Start of Block

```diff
+template <bool DIFFUSE>
+__device__ __forceinline__ void shade_footprints(ShadeSel& s, ShadeTaps& q)
+{
+    if (!DIFFUSE) {
+        float fg[2];
+        const float a00[2] = { s.lut[0].x, s.lut[0].y }, a10[2] = { s.lut[1].x, s.lut[1].y };
+        const float a01[2] = { s.lut[2].x, s.lut[2].y }, a11[2] = { s.lut[3].x, s.lut[3].y };
+#pragma unroll
+        for (int c = 0; c < 2; ++c) {
+            const float top = a00[c] + s.lut_fx * (a10[c] - a00[c]);
+            const float bot = a01[c] + s.lut_fx * (a11[c] - a01[c]);
+            fg[c] = top + s.lut_fy * (bot - top);
+        }
+#pragma unroll
+        for (int c = 0; c < 3; ++c) s.spec[c] = s.spec[c] * fg[0] + fg[1];
+    }
+    cube_footprint_fwd(s.dir, s.R0, q.a0, q.b0);
+    if (!DIFFUSE) cube_footprint_fwd(s.dir, s.R1, q.a1, q.b1);
+}
+template <bool DIFFUSE>
+__device__ __forceinline__ void shade_issue(const ShadeSel& s, ShadeTaps& q)
+{
+    cube_taps_issue(s.tex0, q.a0, q.c0);
+    if (!DIFFUSE) cube_taps_issue(s.tex1, q.a1, q.c1);
+}
+
+template <bool DIFFUSE>
+__device__ __forceinline__ void shade_blend(const ShadeSel& s, const ShadeTaps& q, bool pbr, float* color)
+{
+    float c0[3];
+    cube_taps_blend(q.b0, q.c0, c0);
+    if (DIFFUSE) {
+#pragma unroll
+        for (int c = 0; c < 3; ++c) color[c] = c0[c] * s.diff[c];
+        return;
+    }
+    float c1[3];
+    cube_taps_blend(q.b1, q.c1, c1);
+#pragma unroll
+    for (int c = 0; c < 3; ++c) {
+        const float ls = c0[c] + s.f * (c1[c] - c0[c]);
+        color[c] = gs_sel(pbr, s.diff[c] + ls * s.spec[c], ls * s.spec[c]);
+    }
+}
+
+template <bool DIFFUSE>
+__device__ __forceinline__ void shade_fwd_phases(const float* mean, const float* normal, const float* kd, const float* ks, const float* cam_pos,
+                                                 float min_roughness, float max_metallic, int mode, const EnvDev& env, float* color)
+{
+    ShadeSel sel;
+    ShadeTaps taps;
+    shade_select<DIFFUSE>(mean, normal, kd, ks, cam_pos, min_roughness, max_metallic, env, sel);
+    __builtin_amdgcn_sched_barrier(0);
+    shade_footprints<DIFFUSE>(sel, taps);
+    shade_issue<DIFFUSE>(sel, taps);
+    __builtin_amdgcn_sched_barrier(0);
+    shade_blend<DIFFUSE>(sel, taps, mode == GS_MODE_PBR, color);
 }
 
 __device__ __forceinline__ void shade_one_bwd(const ShadeTmp& t, const float* normal, const float* kd, const float* g, int mode,
diff --git a/include/geosplat_hip.h b/include/geosplat_hip.h
--- a/include/geosplat_hip.h
+++ b/include/geosplat_hip.h
@@ -158,6 +158,8 @@
 
 int gs_selftest_cube_edges(int R, uint64_t* mismatches_dev, void* stream);
 
+int gs_selftest_cube_footprint(int64_t n, const float* dirs, int R, uint64_t* mismatches_dev, void* stream);
+
 int gs_project_bwd(int N, int V, int D, const float* means, const float* quats, const float* scales,
                    const float* opacities, const float* viewmat, const float* K, int W, int H, float eps2d,
                    const int32_t* gaussian_ids, const float* conics, const float* compensations,
```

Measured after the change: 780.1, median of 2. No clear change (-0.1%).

End of Block

**ACTIVITY**
Output all of the data without altering a single line.

**OUTPUT OF THE TASK**
```diff
+template <bool DIFFUSE>
+__device__ __forceinline__ void shade_footprints(ShadeSel& s, ShadeTaps& q)
+{
+    if (!DIFFUSE) {
+        float fg[2];
+        const float a00[2] = { s.lut[0].x, s.lut[0].y }, a10[2] = { s.lut[1].x, s.lut[1].y };
+        const float a01[2] = { s.lut[2].x, s.lut[2].y }, a11[2] = { s.lut[3].x, s.lut[3].y };
+#pragma unroll
+        for (int c = 0; c < 2; ++c) {
+            const float top = a00[c] + s.lut_fx * (a10[c] - a00[c]);
+            const float bot = a01[c] + s.lut_fx * (a11[c] - a01[c]);
+            fg[c] = top + s.lut_fy * (bot - top);
+        }
+#pragma unroll
+        for (int c = 0; c < 3; ++c) s.spec[c] = s.spec[c] * fg[0] + fg[1];
+    }
+    cube_footprint_fwd(s.dir, s.R0, q.a0, q.b0);
+    if (!DIFFUSE) cube_footprint_fwd(s.dir, s.R1, q.a1, q.b1);
+}
+template <bool DIFFUSE>
+__device__ __forceinline__ void shade_issue(const ShadeSel& s, ShadeTaps& q)
+{
+    cube_taps_issue(s.tex0, q.a0, q.c0);
+    if (!DIFFUSE) cube_taps_issue(s.tex1, q.a1, q.c1);
+}
+
+template <bool DIFFUSE>
+__device__ __forceinline__ void shade_blend(const ShadeSel& s, const ShadeTaps& q, bool pbr, float* color)
+{
+    float c0[3];
+    cube_taps_blend(q.b0, q.c0, c0);
+    if (DIFFUSE) {
+#pragma unroll
+        for (int c = 0; c < 3; ++c) color[c] = c0[c] * s.diff[c];
+        return;
+    }
+    float c1[3];
+    cube_taps_blend(q.b1, q.c1, c1);
+#pragma unroll
+    for (int c = 0; c < 3; ++c) {
+        const float ls = c0[c] + s.f * (c1[c] - c0[c]);
+        color[c] = gs_sel(pbr, s.diff[c] + ls * s.spec[c], ls * s.spec[c]);
+    }
+}
+
+template <bool DIFFUSE>
+__device__ __forceinline__ void shade_fwd_phases(const float* mean, const float* normal, const float* kd, const float* ks, const float* cam_pos,
+                                                 float min_roughness, float max_metallic, int mode, const EnvDev& env, float* color)
+{
+    ShadeSel sel;
+    ShadeTaps taps;
+    shade_select<DIFFUSE>(mean, normal, kd, ks, cam_pos, min_roughness, max_metallic, env, sel);
+    __builtin_amdgcn_sched_barrier(0);
+    shade_footprints<DIFFUSE>(sel, taps);
+    shade_issue<DIFFUSE>(sel, taps);
+    __builtin_amdgcn_sched_barrier(0);
+    shade_blend<DIFFUSE>(sel, taps, mode == GS_MODE_PBR, color);
 }
 
 __device__ __forceinline__ void shade_one_bwd(const ShadeTmp& t, const float* normal, const float* kd, const float* g, int mode,
diff --git a/include/geosplat_hip.h b/include/geosplat_hip.h
--- a/include/geosplat_hip.h
+++ b/include/geosplat_hip.h
@@ -158,6 +158,8 @@
 
 int gs_selftest_cube_edges(int R, uint64_t* mismatches_dev, void* stream);
 
+int gs_selftest_cube_footprint(int64_t n, const float* dirs, int R, uint64_t* mismatches_dev, void* stream);
+
 int gs_project_bwd(int N, int V, int D, const float* means, const float* quats, const float* scales,
                    const float* opacities, const float* viewmat, const float* K, int W, int H, float eps2d,
                    const int32_t* gaussian_ids, const float* conics, const float* compensations,
```

Measured after the change: 780.1, median of 2. No clear change (-0.1%).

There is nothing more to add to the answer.